Data records: Begin

static void pool_reap(DevPool& pl) {
  std::vector<std::pair<void*, size_t>> drop;
  { std::lock_guard<std::mutex> g(pl.mu); drop.swap(pl.doomed); pl.doomed_bytes = 0; }
  for (auto& d : drop) (void)hipFree(d.first);
}
hipError_t pool_malloc(void** p, size_t bytes) {
  int dev = 0;
  (void)hipGetDevice(&dev);
  DevPool& pl = pool_of(dev);
  bytes = (bytes + 255) & ~(size_t)255;
  {
    std::lock_guard<std::mutex> g(pl.mu);
    auto it = pl.free_blocks.lower_bound(bytes);
    if (it != pl.free_blocks.end() && it->first <= 2 * bytes + (1u << 20)) {
      *p = it->second;
      pl.cached -= it->first;
      pl.free_blocks.erase(it);
      pl.freed_at.erase(*p);
      return hipSuccess;
    }
  }
  pool_reap(pl);
  hipError_t e = hipMalloc(p, bytes);
  if (e != hipSuccess) {
    std::vector<void*> drop;
    {
      std::lock_guard<std::mutex> g(pl.mu);
      for (auto& kv : pl.free_blocks) { drop.push_back(kv.second); pl.size_of.erase(kv.second); }
      pl.free_blocks.clear();
      pl.freed_at.clear();
      pl.cached = 0;
    }
    for (void* d : drop) (void)hipFree(d);
    (void)hipGetLastError();
    e = hipMalloc(p, bytes);
    if (e != hipSuccess) return e;
  }
  std::lock_guard<std::mutex> g(pl.mu);
  pl.size_of[*p] = bytes;
  return hipSuccess;
}
void pool_free(void* p) {
  if (!p) return;
  int dev = 0;
  (void)hipGetDevice(&dev);
  DevPool& pl = pool_of(dev);
  std::vector<void*> evicted;
// ... 576 lines not shown
      memcpy(&h_qrec[2 * s], row, 16);
      {
        uint32_t pw[3];
        symbol_planes16(reinterpret_cast<const uint8_t*>(row), e.meta & 0xFFu, pw);
        h_qrec[2 * s + 1] = make_uint4(e.meta, pw[0], pw[1], pw[2]);
      }
      h_meta[s] = e.meta;
      h_orig[s] = (uint32_t)i;
      h_kind[s] = e.kind;
      h_sig[s] = e.sig;
    }
  };
  {
    std::vector<std::thread> th;
    for (unsigned t = 0; t < nthreads; ++t) {
      const size_t lo = nq * t / nthreads, hi = nq * (t + 1) / nthreads;
      if (nthreads == 1) fill_range(lo, hi);
      else th.emplace_back(fill_range, lo, hi);
    }
    for (auto& x : th) x.join();
  }
  lap("fill device images");
  for (size_t i = 0; i < nq;) {
    size_t j = i;
    const bool sad = h_kind[i] == 0;
    while (j < nq && (h_kind[j] == 0) == sad && (h_meta[j] & 0xFF) == (h_meta[i] & 0xFF) && h_sig[j] == h_sig[i]) ++j;
    const uint32_t lq = h_meta[i] & 0xFF, k = (h_meta[i] >> 8) & 0xFF;
    const int lo = std::max<int>(1, (int)lq - (int)k), hi = std::min<int>(kMaxSymbols, (int)lq + (int)k);
    const uint32_t s0 = m.lex.siglen_begin[lo] & ~63u, s1 = (m.lex.siglen_begin[hi + 1] + 63u) & ~63u;
    const uint32_t tq = scan_tq_of(sig_group_count(m.lex.sym_group));
    uint32_t ball0 = 0, balln = 0;
    if (probe_enabled() && k <= 12 && tile_probes(dl->ball_n[k], s1 - s0, h_sig[i])) { ball0 = dl->ball_off[k]; balln = dl->ball_n[k]; }
    const uint32_t nsplit = (sad && !balln) ? 8u : 1u;
    const uint32_t step = (((s1 - s0) + nsplit - 1) / nsplit + 63u) & ~63u;
    uint32_t adj = 0;
    if (!sad && k <= (uint32_t)kAdjRadius && switches().scan_adj && dl->adj_mask && dl->adj_hash_host.empty()) {
      const int rca = adjacency_host_copies(dl, err);
      if (rca) return rca;
    }
    if (!sad && k <= (uint32_t)kAdjRadius && switches().scan_adj && !dl->adj_hash_host.empty()) {
      uint32_t h = sig_hash((uint32_t)h_sig[i], (uint32_t)(h_sig[i] >> 32)) & dl->adj_mask;
      for (int pr = 0; pr < 17; ++pr) {
        const AdjSlot& e = dl->adj_hash_host[h];
        if (!e.hdr1) break;
        if (e.lo == (uint32_t)h_sig[i] && e.hi == (uint32_t)(h_sig[i] >> 32)) { adj = e.hdr1; break; }
        h = (h + 1u) & dl->adj_mask;
      }
    }
    for (size_t s = i; s < j; s += tq) {
      const uint32_t tn = (uint32_t)std::min<size_t>(tq, j - s);
      uint32_t ke[3] = {0, 0, 0};
      for (uint32_t x = 0; x < tn; ++x)
        for (uint32_t kd = h_kind[s + x]; kd >= 1 && kd <= 3; ++kd) ke[kd - 1]++;
      const uint32_t kend = sad ? 0u : (ke[0] | ke[1] << 8 | ke[2] << 16);
      for (uint32_t part = 0; part < nsplit; ++part) {
        const uint32_t a0 = s0 + part * step, a1 = std::min(s1, a0 + step);
        if (a0 >= a1 && part) break;
        b->tiles.push_back(Tile{(uint32_t)s, tn, a0, a1, k, lq, (uint32_t)h_sig[i], (uint32_t)(h_sig[i] >> 32), sad ? 0u : 1u,
                                (h_meta[i] >> 16) & 0xFFu, kend, ball0, balln, adj, (s == i && part == 0u) ? 1u : 0u});
      }
    }
    i = j;
  }
  auto tile_cost = [&](const Tile& x) {
    return x.adj ? (uint64_t)dl->adj_hdr_host[x.adj - 1].cum[kAdjSections - 1] * (8u + x.nq) + 16u : (uint64_t)x.nq * (x.s1 - x.s0 + 64);
  };
  std::stable_sort(b->tiles.begin(), b->tiles.end(), [&](const Tile& x, const Tile& y) {
    if ((x.kind == 0) != (y.kind == 0)) return y.kind == 0;
    if ((x.adj == 0) != (y.adj == 0)) return y.adj == 0;
    return tile_cost(x) > tile_cost(y);
  });
  b->n_adj_tiles = 0;
  for (const Tile& t : b->tiles) { b->n_sad_tiles += t.kind == 0; b->n_adj_tiles += t.adj != 0; }
  lap("tiles + LPT order");
  std::vector<uint32_t> h_xcls(nq, 0xFFFFFFFFu);
  if (p.stop_at_exact_match) {
    auto lookup_range = [&](size_t lo, size_t hi) {
      std::string key(cvbytes, '\0');
      for (size_t s = lo; s < hi; ++s) {
        memcpy(&key[0], &cv_all[(size_t)b->order[s] * cvbytes], cvbytes);
        auto it = m.class_of_cv.find(key);
        if (it != m.class_of_cv.end()) h_xcls[s] = it->second;
      }
    };
    std::vector<std::thread> th;
    for (unsigned t = 0; t < nthreads; ++t) {
      const size_t lo = nq * t / nthreads, hi = nq * (t + 1) / nthreads;
      if (nthreads == 1) lookup_range(lo, hi);
      else th.emplace_back(lookup_range, lo, hi);
    }
    for (auto& x : th) x.join();
  }
  int rc;
  if ((rc = upload(&b->q_rec, h_qrec.data(), h_qrec.size(), err, nullptr)) ||
      (rc = upload(&b->qexact, h_xcls.data(), nq, err, nullptr)) ||
      (rc = upload(&b->q_cv, h_cv.data(), h_cv.size(), err, nullptr)) ||
      (rc = upload(&b->q_bits, h_bits.data(), h_bits.size(), err, nullptr)) ||
      (rc = upload(reinterpret_cast<uint8_t**>(&b->q_rows), h_rows.data(), h_rows.size(), err, nullptr)) ||
      (rc = upload(&b->q_meta, h_meta.data(), nq, err, nullptr)) || (rc = upload(&b->q_orig, h_orig.data(), nq, err, nullptr)) ||
      (rc = upload(&b->d_tiles, b->tiles.data(), b->tiles.size(), err, nullptr)))
    return rc;
  b->ntiles = (uint32_t)b->tiles.size();
  std::vector<Tile>().swap(b->tiles);
  lap("uploads");
  return ANX_OK;
}

static int shell_acquire(Batch* b, std::string& err) {
  DevPool& pl = pool_of(b->device);
  BatchShell sh;
  bool have = false;
  {
    std::lock_guard<std::mutex> g(pl.mu);
    if (!pl.shells.empty()) { sh = pl.shells.back(); pl.shells.pop_back(); have = true; }
  }
  if (!have) {
    for (auto& e : sh.ev) HIP_TRY(hipEventCreate(&e));
    HIP_TRY(hipEventCreate(&sh.ev_fs0));
    HIP_TRY(hipEventCreate(&sh.ev_fs1));
    HIP_TRY(hipEventCreate(&sh.ev_scan0));
    HIP_TRY(hipEventCreate(&sh.ev_done));
    HIP_TRY(hipEventCreateWithFlags(&sh.ev_in, hipEventDisableTiming));
    HIP_TRY(hipHostMalloc(reinterpret_cast<void**>(&sh.h_read), HR_COLD_OFF + sizeof(FsCold), hipHostMallocDefault));
  }
  for (int i = 0; i < 6; ++i) b->ev[i] = sh.ev[i];
  b->ev_fs0 = sh.ev_fs0; b->ev_fs1 = sh.ev_fs1; b->ev_scan0 = sh.ev_scan0; b->ev_done = sh.ev_done; b->ev_in = sh.ev_in; b->h_read = sh.h_read;
  return ANX_OK;
}
static void shell_release(Batch* b) {
  if (!b->ev_done) return;
  BatchShell sh;
  for (int i = 0; i < 6; ++i) { sh.ev[i] = b->ev[i]; b->ev[i] = nullptr; }
  sh.ev_fs0 = b->ev_fs0; sh.ev_fs1 = b->ev_fs1; sh.ev_scan0 = b->ev_scan0; sh.ev_done = b->ev_done; sh.ev_in = b->ev_in; sh.h_read = b->h_read;
  b->ev_fs0 = b->ev_fs1 = b->ev_scan0 = b->ev_done = b->ev_in = nullptr; b->h_read = nullptr;
  DevPool& pl = pool_of(b->device);
  std::lock_guard<std::mutex> g(pl.mu);
  pl.shells.push_back(sh);
}
static void shells_destroy(int device) {
  DevPool& pl = pool_of(device);
  std::vector<BatchShell> drop;
  { std::lock_guard<std::mutex> g(pl.mu); drop.swap(pl.shells); }
  for (BatchShell& sh : drop) {
    for (auto& e : sh.ev) if (e) (void)hipEventDestroy(e);
    for (hipEvent_t e : {sh.ev_fs0, sh.ev_fs1, sh.ev_scan0, sh.ev_done, sh.ev_in}) if (e) (void)hipEventDestroy(e);
    if (sh.h_read) (void)hipHostFree(sh.h_read);
  }
}

static int encode_tail(Batch* b, std::string& err) {
  const size_t nq = b->nq;
  int rc;
  const size_t nblk = (nq + SCAN_TILE - 1) / SCAN_TILE + 2;
  if ((rc = dalloc(&b->counters, CTR_N, err)) || (rc = dalloc(&b->rctr, SCAN_REGIONS * RC_STRIDE, err)) || (rc = dalloc(&b->sctr, SCAN_REGIONS * RC_STRIDE, err)) || (rc = dalloc(&b->lctr, 3 * SCAN_REGIONS * RC_STRIDE, err)) || (rc = dalloc(&b->qexpand, nq, err)) || (rc = dalloc(&b->qsurv, nq, err)) ||
      (rc = dalloc(&b->soff, nq + 1, err)) || (rc = dalloc(&b->qcur, nq, err)) || (rc = dalloc(&b->qmaxfreq, nq, err)) ||
      (rc = dalloc(&b->scan_tmp, nblk, err)) || (rc = dalloc(&b->r_count, nq, err)) || (rc = dalloc(&b->r_off, nq + 1, err)))
    return rc;
  return shell_acquire(b, err);
}
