void alloc_common(AnofoxHipBatch *b)
{
    const size_t n = b->n, ld = b->ld, h = (size_t)std::max(b->h, 0);
    b->d_mean = dalloc<double>(ld);
    b->d_sd = dalloc<double>(ld);
    b->d_flags = dalloc<uint32_t>(ld);
    b->d_yhat = dalloc<double>(n * h);
    b->d_lo = dalloc<double>(n * h);
    b->d_hi = dalloc<double>(n * h);
    b->d_model_code = dalloc<int32_t>(ld);
    b->d_status = dalloc<int32_t>(ld);
    b->d_detail = dalloc<int32_t>(ld);
    b->d_passes_total = dalloc<int32_t>(ld);
    b->d_evals_total = dalloc<int32_t>(ld);
    b->d_mask = dalloc<uint32_t>(ld);
    b->d_len_group = dalloc<int32_t>(ld);
    b->d_count = dalloc<int32_t>(2);
    if (b->plan.model == M_AutoETS) {
        b->d_pos_map = dalloc<int32_t>(ld); b->d_pos_cnt = dalloc<int32_t>(2); b->d_notpos = dalloc<int32_t>(ld);
    }
    if (is_intermittent_model(b->plan.model)) {
// ... 2 lines not shown
    }
    if (is_theta_model(b->plan.model)) b->d_th_adj = dalloc<int32_t>(ld);
    if (b->plan.model == M_AutoARIMA) {
        const size_t T = std::max<size_t>(b->t_max, 1);
        b->ar_ws_bytes = arima_workspace_bytes((int)b->n, (int)T);
        b->ar_w = (double *)dalloc<char>(b->ar_ws_bytes);
        HIPCHECK(hipMemset(b->ar_w, 0, b->ar_ws_bytes));
        b->ar_wmean = dalloc<double>(ld); b->ar_wsd = dalloc<double>(ld); b->ar_l0 = dalloc<double>(ld); b->ar_l1 = dalloc<double>(ld);
        b->ar_x = dalloc<double>(6 * ld); b->ar_aicc = dalloc<double>(ld);
        b->ar_wlen = dalloc<int32_t>(ld); b->ar_d = dalloc<int32_t>(ld); b->ar_D = dalloc<int32_t>(ld); b->ar_order = dalloc<int32_t>(5 * ld);
        b->ar_status = dalloc<int32_t>(ld); b->ar_evals = dalloc<int32_t>(ld); b->ar_passes = dalloc<int32_t>(ld); b->ar_models = dalloc<int32_t>(ld);
        HIPCHECK(hipMemset(b->ar_wlen, 0, ld * sizeof(int32_t)));
    }
    HIPCHECK(hipMemset(b->d_model_code, 0, ld * sizeof(int32_t)));
    HIPCHECK(hipMemset(b->d_detail, 0, ld * sizeof(int32_t)));
    HIPCHECK(hipMemset(b->d_passes_total, 0, ld * sizeof(int32_t)));
    HIPCHECK(hipMemset(b->d_evals_total, 0, ld * sizeof(int32_t)));
    HIPCHECK(hipMemset(b->d_mask, 0, ld * sizeof(uint32_t)));
    b->n_slots_cap = max_slots_for(b->plan);
    if (b->n_slots_cap > 0) {
        const size_t S = (size_t)b->n_slots_cap;
        b->d_l0 = dalloc<double>(9 * ld);
        b->d_b0 = dalloc<double>(9 * ld);
        b->d_aicc = dalloc<double>(S * ld);
        b->d_yhat_slots = dalloc<double>(S * n * h);
        b->d_status_slots = dalloc<int32_t>(S * ld);
        b->d_evals_slots = dalloc<int32_t>(S * ld);
        b->d_iters_slots = dalloc<int32_t>(S * ld);
        b->d_passes_slots = dalloc<int32_t>(S * ld);
        b->d_slot_spec = dalloc<int32_t>(S);
        b->d_lane_stats = dalloc<unsigned long long>(2 * S);
        HIPCHECK(hipMemset(b->d_lane_stats, 0, 2 * S * sizeof(unsigned long long)));
        const int n_lanes = std::min<int>(N_AUX_STREAMS, b->n_slots_cap);
        for (int q = 0; q < n_lanes; q++) {
            auto &l = b->lanes[q];
            l.map[0] = dalloc<int32_t>(ld);
            l.map[1] = dalloc<int32_t>(ld);
            l.cnt = dalloc<int32_t>(3);
            l.st.sim = dalloc<double>(20 * ld);
            l.st.fs = dalloc<double>(5 * ld);
            l.st.phase = dalloc<int32_t>(ld);
            l.st.evals = dalloc<int32_t>(ld);
            l.st.iters = dalloc<int32_t>(ld);
            l.st.passes = dalloc<int32_t>(ld);
            l.st.done = dalloc<int32_t>(ld);
        }
    }
    batch_attach_streams(b);
}

void ensure_fig(AnofoxHipBatch *b, int m)
{
    if (m <= b->fig_m) return;
    if (b->d_fig_add) b->retired.push_back(b->d_fig_add);
    if (b->d_fig_mul) b->retired.push_back(b->d_fig_mul);
    b->d_fig_add = nullptr; b->d_fig_mul = nullptr; b->fig_m = 0;
    b->d_fig_add = dalloc<double>((size_t)m * b->ld);
    b->d_fig_mul = dalloc<double>((size_t)m * b->ld);
    b->fig_m = m;
}

double *ensure_ring(AnofoxHipBatch *b, size_t elems)
{
    if (b->ring_elems < elems) {
        if (b->d_ring) b->retired.push_back(b->d_ring);
        b->d_ring = nullptr; b->ring_elems = 0;
        b->d_ring = dalloc<double>(elems);
        b->ring_elems = elems;
    }
    return b->d_ring;
}
// ... 126 lines not shown
}

void batch_detect_periods(AnofoxHipBatch *b)
{
    std::vector<int32_t> per(b->n, 0);
    batch_attach_streams(b);
    detect_periods_block(b->d_y, b->ld, b->d_len, b->n, std::max<size_t>(b->t_max, 1), per.data(), b->own_stream);
    b->h_period.assign(b->n, 1);
    for (size_t s = 0; s < b->n; s++) b->h_period[s] = per[s] > 0 ? per[s] : 1;
}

Data records: End

If the string "bool" appears in a line of the entries, report the line.

* _Response_
    const bool sad = h_kind[i] == 0;
  bool have = false;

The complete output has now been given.